Staphylococcal bacteraemia and endocarditis and fusidic acid.

In 1980, we reported an association between the use of fusidic acid (particularly the intravenous formulation) and jaundice in patients who had received the drug for the treatment of Staphylococcus aureus bacteraemia during the previous 10 years. We have continued to use fusidic acid for severe staphylococcal infections, but have recommended oral administration whenever possible. In the earlier study the incidence of jaundice in patients given intravenous fusidic acid was 48%, but in the recent study of 145 patients it was 17%. Whereas 71% of patients receiving fusidic acid in the earlier series were given the intravenous drug (with or without oral) only 25% of patients were given the intravenous drug in the recent series. The incidence of jaundice in those patients treated only with the oral formulation was 13% in the earlier study and 6% in the recent study. Although jaundice was usually reversible, it is nevertheless an unwanted side effect.
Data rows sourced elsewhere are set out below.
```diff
diff --git a/video-spike_amd/csrc/runtime.hip b/video-spike_amd/csrc/runtime.hip
--- a/video-spike_amd/csrc/runtime.hip
+++ b/video-spike_amd/csrc/runtime.hip
@@ -33,7 +33,7 @@
     {"VSPIKE_LN_BLOCKS", 0},   {"VSPIKE_DH_F32", 0},       {"VSPIKE_NO_PATCH_FUSED", 0}, {"VSPIKE_NO_DW_GROUP", 0},
     {"VSPIKE_ATTN_VARIANT", 0}, {"VSPIKE_SLAB_WV", 0}, {"VSPIKE_WRES_WV", 0}, {"VSPIKE_WRES_DBG", 0}, {"VSPIKE_G256", 0}, {"VSPIKE_G256_GRID", 0}, {"VSPIKE_G256_DBG", 0}, {"VSPIKE_NO_DW256", 0}, {"VSPIKE_G256_STAGGER", 0}, {"VSPIKE_CONV_DW128", 0},
     {"VSPIKE_CONV_MFMA", 0}, {"VSPIKE_G256_A3", 0}, {"VSPIKE_DW256_ALL", 0}, {"VSPIKE_LN_FWD_BLOCKS", 0},
-    {nullptr, 0}};
+    {"VSPIKE_SLAB_PIPE", 0}, {"VSPIKE_SLAB_PIPE_GRID", 0}};
 static std::atomic<int> g_knob[VS_KNOB_COUNT];
 static std::once_flag g_knob_once;
 static void knob_init() {
diff --git a/video-spike_amd/vspike/_lib.py b/video-spike_amd/vspike/_lib.py
--- a/video-spike_amd/vspike/_lib.py
+++ b/video-spike_amd/vspike/_lib.py
@@ -32,7 +32,8 @@
 KNOB_NAMES = ("dw_old", "no_skinny", "no_slab", "no_big", "no_wres", "wres_gbwd", "no_wslab", "wslab", "wslab_g",
               "panel", "no_panel", "panel_grid", "no_fullk", "no_ring", "no_lnf_fuse", "no_ln_fuse", "dw_bm", "dw_bn",
               "dw_splits", "dw_stages", "ln_blocks", "dh_f32", "no_patch_fused", "no_dw_group", "attn_variant", "slab_wv", "wres_wv", "wres_dbg",
-              "g256", "g256_grid", "g256_dbg", "no_dw256", "g256_stagger", "conv_dw128", "conv_mfma", "g256_a3", "dw256_all", "ln_fwd_blocks")
+              "g256", "g256_grid", "g256_dbg", "no_dw256", "g256_stagger", "conv_dw128", "conv_mfma", "g256_a3", "dw256_all", "ln_fwd_blocks",
+              "slab_pipe", "slab_pipe_grid")
 KNOB_COUNT = 40
 
 c_i32, c_i64, c_u32, c_f32, c_p, c_sz = (ctypes.c_int32, ctypes.c_int64, ctypes.c_uint32, ctypes.c_float,
@@ -92,6 +93,9 @@
     "vs_dispatch_reset": (ctypes.c_int, []),
     "vs_ln_dispatch_counts": (ctypes.c_int, [ctypes.POINTER(c_i64), ctypes.c_int]),
     "vs_g256_scratch_free": (ctypes.c_int, []),
+    "vs_slab_occupancy": (ctypes.c_int, [ctypes.c_int] * 5),
+    "vs_slab_pipe_grid": (ctypes.c_int, [ctypes.c_int]),
+    "vs_slab_pipe_launches": (c_i64, []),
     "vs_knob_get": (ctypes.c_int, [ctypes.c_int]),
     "vs_knob_set": (ctypes.c_int, [ctypes.c_int, ctypes.c_int]),
     "vs_knob_default": (ctypes.c_int, [ctypes.c_int]),
```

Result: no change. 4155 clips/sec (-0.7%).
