void Engine::add_agents(int group, int n, const char *method,
                        const int *pos_x, const int *pos_y, const int *pos_dir) {
    if (!was_reset_) fatal("add_agents before reset");
    if (where_ == DEVICE) to_host(false);
    const bool is_random = strequ(method, "random"), is_custom = strequ(method, "custom"),
               is_fill = strequ(method, "fill");
    if (!is_random && !is_custom && !is_fill) fatal("unsupported method in GridWorld::add_agents : %s", method);
    if (group != -1) check_group(group, "GridWorld::add_agents");
    for (int a = 0; a < A_; ++a) {
        if (sel_arena_ >= 0 && sel_arena_ != a) continue;
        HostArena &ar = arenas_[a];
        if (group == -1) {
            if (is_random) {
                for (int i = 0; i < n; i++) { int x, y; host_random_blank(ar, 1, 1, x, y); host_add_wall(ar, x, y); }
            } else if (is_custom) {
                for (int i = 0; i < n; i++) host_add_wall(ar, pos_x[i], pos_y[i]);
            } else {
                int x0 = pos_x[0], y0 = pos_x[1], x1 = x0 + pos_x[2], y1 = y0 + pos_x[3];
                for (int x = x0; x < x1; x++) for (int y = y0; y < y1; y++) host_add_wall(ar, x, y);
            }
        } else {
            const AgentTypeDef &t = *group_type_[group];
            if (is_random) {
                for (int i = 0; i < n; i++) {
                    const int dir = turn_mode_ ? (int)(rng_next(ar.rng) % 4u) : DIR_NORTH;
                    const bool upright = dir == DIR_NORTH || dir == DIR_SOUTH;
                    int x, y;
                    host_random_blank(ar, upright ? t.width : t.length, upright ? t.length : t.width, x, y);
                    host_add_agent(ar, group, x, y, dir);
                }
            } else if (is_custom) {
                for (int i = 0; i < n; i++) {
                    if (pos_dir && pos_dir[i] >= 4) fatal("invalid direction in GridWorld::add_agent");
                    host_add_agent(ar, group, pos_x[i], pos_y[i], turn_mode_ && pos_dir ? pos_dir[i] : DIR_NORTH);
                }
            } else {
                int x0 = pos_x[0], y0 = pos_x[1], x1 = x0 + pos_x[2], y1 = y0 + pos_x[3];
                const int dir = turn_mode_ ? pos_x[4] : DIR_NORTH;
                if (dir < 0 || dir >= 4) fatal("invalid direction in GridWorld::add_agent");
                const bool upright = dir == DIR_NORTH || dir == DIR_SOUTH;
                const int mw = upright ? t.width : t.length, mh = upright ? t.length : t.width;
                for (int x = x0; x < x1; x += mw)
                    for (int y = y0; y < y1; y += mh) host_add_agent(ar, group, x, y, dir);
            }
        }
    }
    refresh_host_counts();
}

void Engine::ensure_backend() {
    if (bx_) {
        if (device_id_ >= 0 && device_id_ != be::device_of(bx_)) fatal("device_id changed after the engine had started on device %d", be::device_of(bx_));
        return;
    }
    std::string err;
    bx_ = be::create(device_id_, &err);
    if (!bx_) fatal("no usable CUDA device for the B200 engine: %s (there is no CPU fallback)", err.c_str());
}

void *Engine::dalloc(size_t bytes) {
    void *p = be::dmalloc(bx_, bytes ? bytes : 16);
    dev_allocs_.push_back(p);
    return p;
}

void Engine::free_device() {
    for (void *p : dev_allocs_) be::dfree(bx_, p);
    dev_allocs_.clear();
    if (d_view_stage_) be::dfree(bx_, d_view_stage_);
    if (d_feat_stage_) be::dfree(bx_, d_feat_stage_);
    if (d_io_stage_) be::dfree(bx_, d_io_stage_);
    d_view_stage_ = d_feat_stage_ = nullptr; d_io_stage_ = nullptr;
    view_stage_bytes_ = feat_stage_bytes_ = io_stage_bytes_ = 0;
    dE_ = nullptr;
    cap_.clear();
}

void *Engine::io_stage(size_t bytes) {
    if (bytes > io_stage_bytes_) {
        if (d_io_stage_) be::dfree(bx_, d_io_stage_);
        io_stage_bytes_ = bytes + bytes / 4 + 256;
        d_io_stage_ = be::dmalloc(bx_, io_stage_bytes_);
    }
    return d_io_stage_;
}

int Engine::max_agents_per_arena() const {
    int m = 0;
    for (int a = 0; a < A_; ++a) {
        int s = 0;
        for (int g = 0; g < G(); ++g) s += count(g, a);
        m = std::max(m, s);
    }
    return m;
}

template <class T>
static T *upload_vec(be::Ctx *bx_, std::vector<void *> &allocs, const std::vector<T> &v) {
    T *p = (T *)be::dmalloc(bx_, std::max<size_t>(v.size(), 1) * sizeof(T));
    allocs.push_back(p);
    if (!v.empty()) be::h2d(bx_, p, v.data(), v.size() * sizeof(T));
    return p;
}
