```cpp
// ... 339 lines not shown
    if constexpr (TM % (16 * WM * WN) == 0) {
        const size_t stage = (size_t)(TM + TN) * ROWB;
        const size_t ldsr = (stage >= 32768 ? 4 : 3) * stage + 2 * TM * sizeof(float);
        auto kern = conv_taps_glds_kernel<T, WM, WN, MT, NT, EPI, PACK>;
        k.ntiles = (int)nblk; k.ksplit = 1; k.ws = nullptr;
        if constexpr (EPI == MG_EPI_PLAIN && !PACK && WM == 2 && WN == 2 && MT == 2 && NT == 2) {
            const int nchunk = (k.Cin * (int)sizeof(T) + ROWB - 1) / ROWB, nkk = k.ntaps * nchunk;
            if (mg_opt(MG_OPT_CONV_SPLITK) && nblk <= 160 && nkk >= 64 && (k.Cout & 3) == 0 && (k.Cout_gemm & 3) == 0) {
                int S = (int)((384 + nblk - 1) / nblk);
                if (S > nkk / 16) S = nkk / 16;
                if (S > 16) S = 16;
                if (S >= 2) {
                    k.ws = splitk_workspace(st, (size_t)S * k.ngemm * k.Cout_gemm * sizeof(float));
                    if (k.ws == nullptr) return mg_fail(MG_ERR_LAUNCH, "mg_conv_taps: split-K scratch allocation failed");
                    k.ksplit = S;
                    hipLaunchKernelGGL(kern, dim3((unsigned)(nblk * S)), dim3(64 * WM * WN), ldsr, st, k);
                    const long nel = (long)k.ngemm * (k.Cout / 4);
                    const long fb = (nel + 255) / 256;
                    hipLaunchKernelGGL(conv_splitk_finish<T>, dim3((unsigned)(fb > 2048 ? 2048 : fb)), dim3(256), 0, st, k);
                    MG_CHECK_LAUNCH("mg_conv_taps(glds, split-K)");
                    return MG_OK;
                }
            }
        }
        if (ldsr > 65536) {
            mg_raise_lds_cap(reinterpret_cast<const void*>(kern), (int)ldsr);
        }
        hipLaunchKernelGGL(kern, dim3((unsigned)nblk), dim3(64 * WM * WN), ldsr, st, k);
        MG_CHECK_LAUNCH("mg_conv_taps(glds)");
        return MG_OK;
    } else {
        const size_t lds = 2 * (size_t)(TM + TN) * ROWB + 2 * TM * sizeof(float);
        hipLaunchKernelGGL((conv_taps_kernel<T, WM, WN, MT, NT, EPI, PACK>), dim3((unsigned)nblk), dim3(NTHR), lds, st, k);
        MG_CHECK_LAUNCH("mg_conv_taps");
        return MG_OK;
    }
}

template <typename T, int EPI>
int dispatch_tiles(ConvK& k, hipStream_t st)
{
    auto wgs = [&](int tm, int tn) { return (long)((k.Cout_gemm + tm - 1) / tm) * ((k.ngemm + tn - 1) / tn); };
    const bool big = mg_opt(MG_OPT_CONV_BIGTILES);
    const int kchunks = k.ntaps * ((k.Cin * (int)sizeof(T) + ROWB - 1) / ROWB);
    if (big && kchunks >= 64 && k.Cout_gemm >= 256 && (k.CoutP % 256) == 0 && wgs(256, 256) >= 384)
        return launch_conv<T, 4, 2, 2, 4, EPI>(k, st);
    if (k.Cout_gemm > 64) return launch_conv<T, 2, 2, 2, 2, EPI>(k, st);
    if (EPI == MG_EPI_SPADE || k.Cout_gemm > 32) return launch_conv<T, 1, 4, 2, 2, EPI>(k, st);
    if constexpr (EPI == MG_EPI_PLAIN) return launch_conv<T, 1, 4, 1, 2, EPI>(k, st);
    return MG_ERR_UNSUPPORTED;
}

template <typename T>
bool halo_applies(const ConvK& k)
{
    constexpr int CH = ROWB / (int)sizeof(T);
    if (!mg_opt(MG_OPT_CONV_HALO)) return false;
    if (k.ntaps != 9 || k.isy != 1 || k.isx != 1 || k.osy != 1 || k.osx != 1 || k.ooy != 0 || k.oox != 0) return false;
    if (k.Hj != k.Hin || k.Wj != k.Win || k.Hout != k.Hin || k.Wout != k.Win) return false;
    if (k.Cin % CH || k.Cout_gemm <= 32 || k.Hin < 8 || k.Win < 16) return false;
    if (k.Cout_gemm <= 64 && k.Hin < 16) return false;
    unsigned seen = 0;
    for (int t = 0; t < 9; ++t) {
        const int dy = (int)(short)(k.tap[t] & 0xffff), dx = k.tap[t] >> 16;
        if (dy < -1 || dy > 1 || dx < -1 || dx > 1) return false;
        seen |= 1u << ((dy + 1) * 3 + dx + 1);
    }
    if (seen != 0x1ffu) return false;
    const int th = k.Cout_gemm <= 64 ? 16 : 8, tmh = k.Cout_gemm <= 64 ? 64 : 128;
    const long wgs = (long)k.N * ((k.Hin + th - 1) / th) * ((k.Win + 15) / 16) * ((k.Cout_gemm + tmh - 1) / tmh);
    return wgs >= 384;
}

template <typename T>
int dispatch_conv(ConvK& k, int epilogue, hipStream_t st)
{
    if (conv_thin_applies(k, ET<T>::DT, epilogue)) return launch_conv_thin(k, st);
    if (conv_thin_taps_applies(k, ET<T>::DT, epilogue)) return launch_conv_thin_taps(k, st);
    if (conv_dot_applies(k, ET<T>::DT, epilogue)) return launch_conv_dot(k, ET<T>::DT, st);
    if (conv_fewout_applies(k, ET<T>::DT, epilogue)) return launch_conv_fewout(k, st);
    if (conv_halo64_applies(k, ET<T>::DT, epilogue)) return launch_conv_halo64(k, st);
    if (halo_applies<T>(k)) return launch_conv_halo(k, ET<T>::DT, epilogue, st);
    return epilogue == MG_EPI_SPADE ? dispatch_tiles<T, MG_EPI_SPADE>(k, st) : dispatch_tiles<T, MG_EPI_PLAIN>(k, st);
}

}

float* mg_stream_scratch(hipStream_t st, size_t bytes) { return splitk_workspace(st, bytes); }

extern "C" int mg_conv_taps(const mg_conv_desc* d, void* stream)
{
    MG_CHECK_ARG(d != nullptr, "mg_conv_taps: null descriptor");
    MG_CHECK_ARG(d->in && d->wt && d->out, "mg_conv_taps: null tensor pointer");
    MG_CHECK_ARG(d->dtype == MG_F32 || d->dtype == MG_BF16, "mg_conv_taps: bad dtype %d", d->dtype);
    MG_CHECK_ARG(d->ntaps >= 1 && d->ntaps <= MG_MAX_TAPS, "mg_conv_taps: ntaps=%d out of range", d->ntaps);
    MG_CHECK_ARG(d->Cin > 0 && (d->Cin % 8) == 0, "mg_conv_taps: Cin=%d must be a positive multiple of 8", d->Cin);
    MG_CHECK_ARG(d->N > 0 && d->Hj > 0 && d->Wj > 0 && d->Hin > 0 && d->Win > 0, "mg_conv_taps: empty geometry");
    MG_CHECK_ARG(d->Cout > 0 && d->Cout_gemm > 0 && d->CoutP >= d->Cout_gemm && (d->CoutP % 128) == 0,
                 "mg_conv_taps: bad channel counts Cout=%d Cout_gemm=%d CoutP=%d", d->Cout, d->Cout_gemm, d->CoutP);
    MG_CHECK_ARG((long)d->N * d->Hj * d->Wj < (1L << 30), "mg_conv_taps: too many output pixels");
    MG_CHECK_ARG((long)d->Cin * (d->dtype == MG_BF16 ? 2 : 4) <= 8192, "mg_conv_taps: Cin too large (%d)", d->Cin);
    MG_CHECK_ARG((d->Hj - 1) * d->osy + d->ooy < d->Hout && (d->Wj - 1) * d->osx + d->oox < d->Wout && d->ooy >= 0 && d->oox >= 0,
                 "mg_conv_taps: output grid exceeds output tensor");
    if (d->epilogue == MG_EPI_SPADE) {
        MG_CHECK_ARG(d->x && d->mean && d->rstd, "mg_conv_taps: SPADE epilogue needs x/mean/rstd");
        MG_CHECK_ARG(d->Cout_gemm == 2 * ((d->Cout + 31) / 32) * 32, "mg_conv_taps: SPADE needs Cout_gemm == 2*roundup(Cout,32)");
        MG_CHECK_ARG(d->x_up == 0 || (d->x_up == 1 && (d->Hout % 2) == 0 && (d->Wout % 2) == 0 &&
                                      (long)d->N * d->Hout * d->Wout * d->Cout < (1L << 32)),
                     "mg_conv_taps: x_up needs even output sizes (and fewer than 2^32 elements)");
    } else {
        MG_CHECK_ARG(d->epilogue == MG_EPI_PLAIN, "mg_conv_taps: bad epilogue %d", d->epilogue);
        MG_CHECK_ARG(d->Cout <= d->Cout_gemm, "mg_conv_taps: Cout > Cout_gemm");
        MG_CHECK_ARG(d->mask_slope >= 0.f && d->mask_slope <= 1.f, "mg_conv_taps: mask_slope %g outside [0, 1]", (double)d->mask_slope);
    }
    ConvK k;
    k.in = d->in; k.wt = d->wt; k.out = d->out; k.bias = d->bias; k.resid = d->resid; k.x = d->x;
    k.mean = d->mean; k.rstd = d->rstd; k.gamma_out = d->gamma_out;
    k.N = d->N; k.Hin = d->Hin; k.Win = d->Win; k.Cin = d->Cin;
    k.Hout = d->Hout; k.Wout = d->Wout; k.Cout = d->Cout; k.Cout_gemm = d->Cout_gemm; k.CoutP = d->CoutP;
    k.Hj = d->Hj; k.Wj = d->Wj; k.isy = d->isy; k.isx = d->isx;
    k.osy = d->osy; k.osx = d->osx; k.ooy = d->ooy; k.oox = d->oox;
    k.ntaps = d->ntaps; k.act = d->act; k.slope = d->slope;
    k.x_up = d->epilogue == MG_EPI_SPADE ? d->x_up : 0;
    k.mslope = d->mask_slope;
    k.ngemm = d->N * d->Hj * d->Wj; k.tiles_m = 0; k.tpc = 1; k.tiles_y = k.tiles_x = 0;
    k.ksplit = 1; k.ntiles = 1; k.ws = nullptr;
    const int probe = mg_opt(MG_OPT_PROBE_HALO_VARIANT);
    k.wide = ((mg_opt(MG_OPT_CONV_WIDE) && d->dtype == MG_BF16 && (d->Cout % 8) == 0) ? 1 : 0) | (probe ? 2 : 0) | (probe == 6 ? 4 : 0) | (mg_opt(MG_OPT_PROBE_NOXPRE) ? 8 : 0);
    for (int t = 0; t < MG_MAX_TAPS; ++t)
        k.tap[t] = t < d->ntaps ? (int)((((uint32_t)(int)d->tap_dy[t]) & 0xffffu) | (((uint32_t)(int)d->tap_dx[t]) << 16)) : 0;
    hipStream_t st = reinterpret_cast<hipStream_t>(stream);
    return d->dtype == MG_BF16 ? dispatch_conv<uint16_t>(k, d->epilogue, st) : dispatch_conv<float>(k, d->epilogue, st);
}
```

### michigan_amd/csrc/mg_conv_common.h

```cpp
#pragma once
#include "mg_common.h"
#include "mg_options.h"
#include <type_traits>


namespace {

constexpr int ROWB = 64;
constexpr int NTHR = 256;

}
struct ConvK {
    const void* in; const void* wt; void* out;
    const float* bias; const void* resid; const void* x;
    const float* mean; const float* rstd; void* gamma_out;
    int N, Hin, Win, Cin;
    int Hout, Wout, Cout, Cout_gemm, CoutP;
    int Hj, Wj, isy, isx, osy, osx, ooy, oox;
    int ntaps, act; float slope;
    int ngemm;
    int tiles_m;
    int tpc;
    int tap[MG_MAX_TAPS];
    int tiles_y, tiles_x;
    int ksplit, ntiles;
    float* ws;
    int wide;
    int x_up;
    float mslope;
};
namespace {

__device__ __forceinline__ int lds_off(int row, int piece) { return row * ROWB + ((piece ^ ((row >> 2) & 3)) << 4); }
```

Resistance of S. aureus to fusidic acid remains at around 1%; it may be present on primary isolation or arise during treatment. This seems to occur particularly in patients with endocarditis or bone infection despite the use of fusidic acid in combination with another antibiotic. After some 25 years of clinical use, fusidic acid remains a most useful anti-staphylococcal antibiotic; the intravenous preparation should be avoided when possible.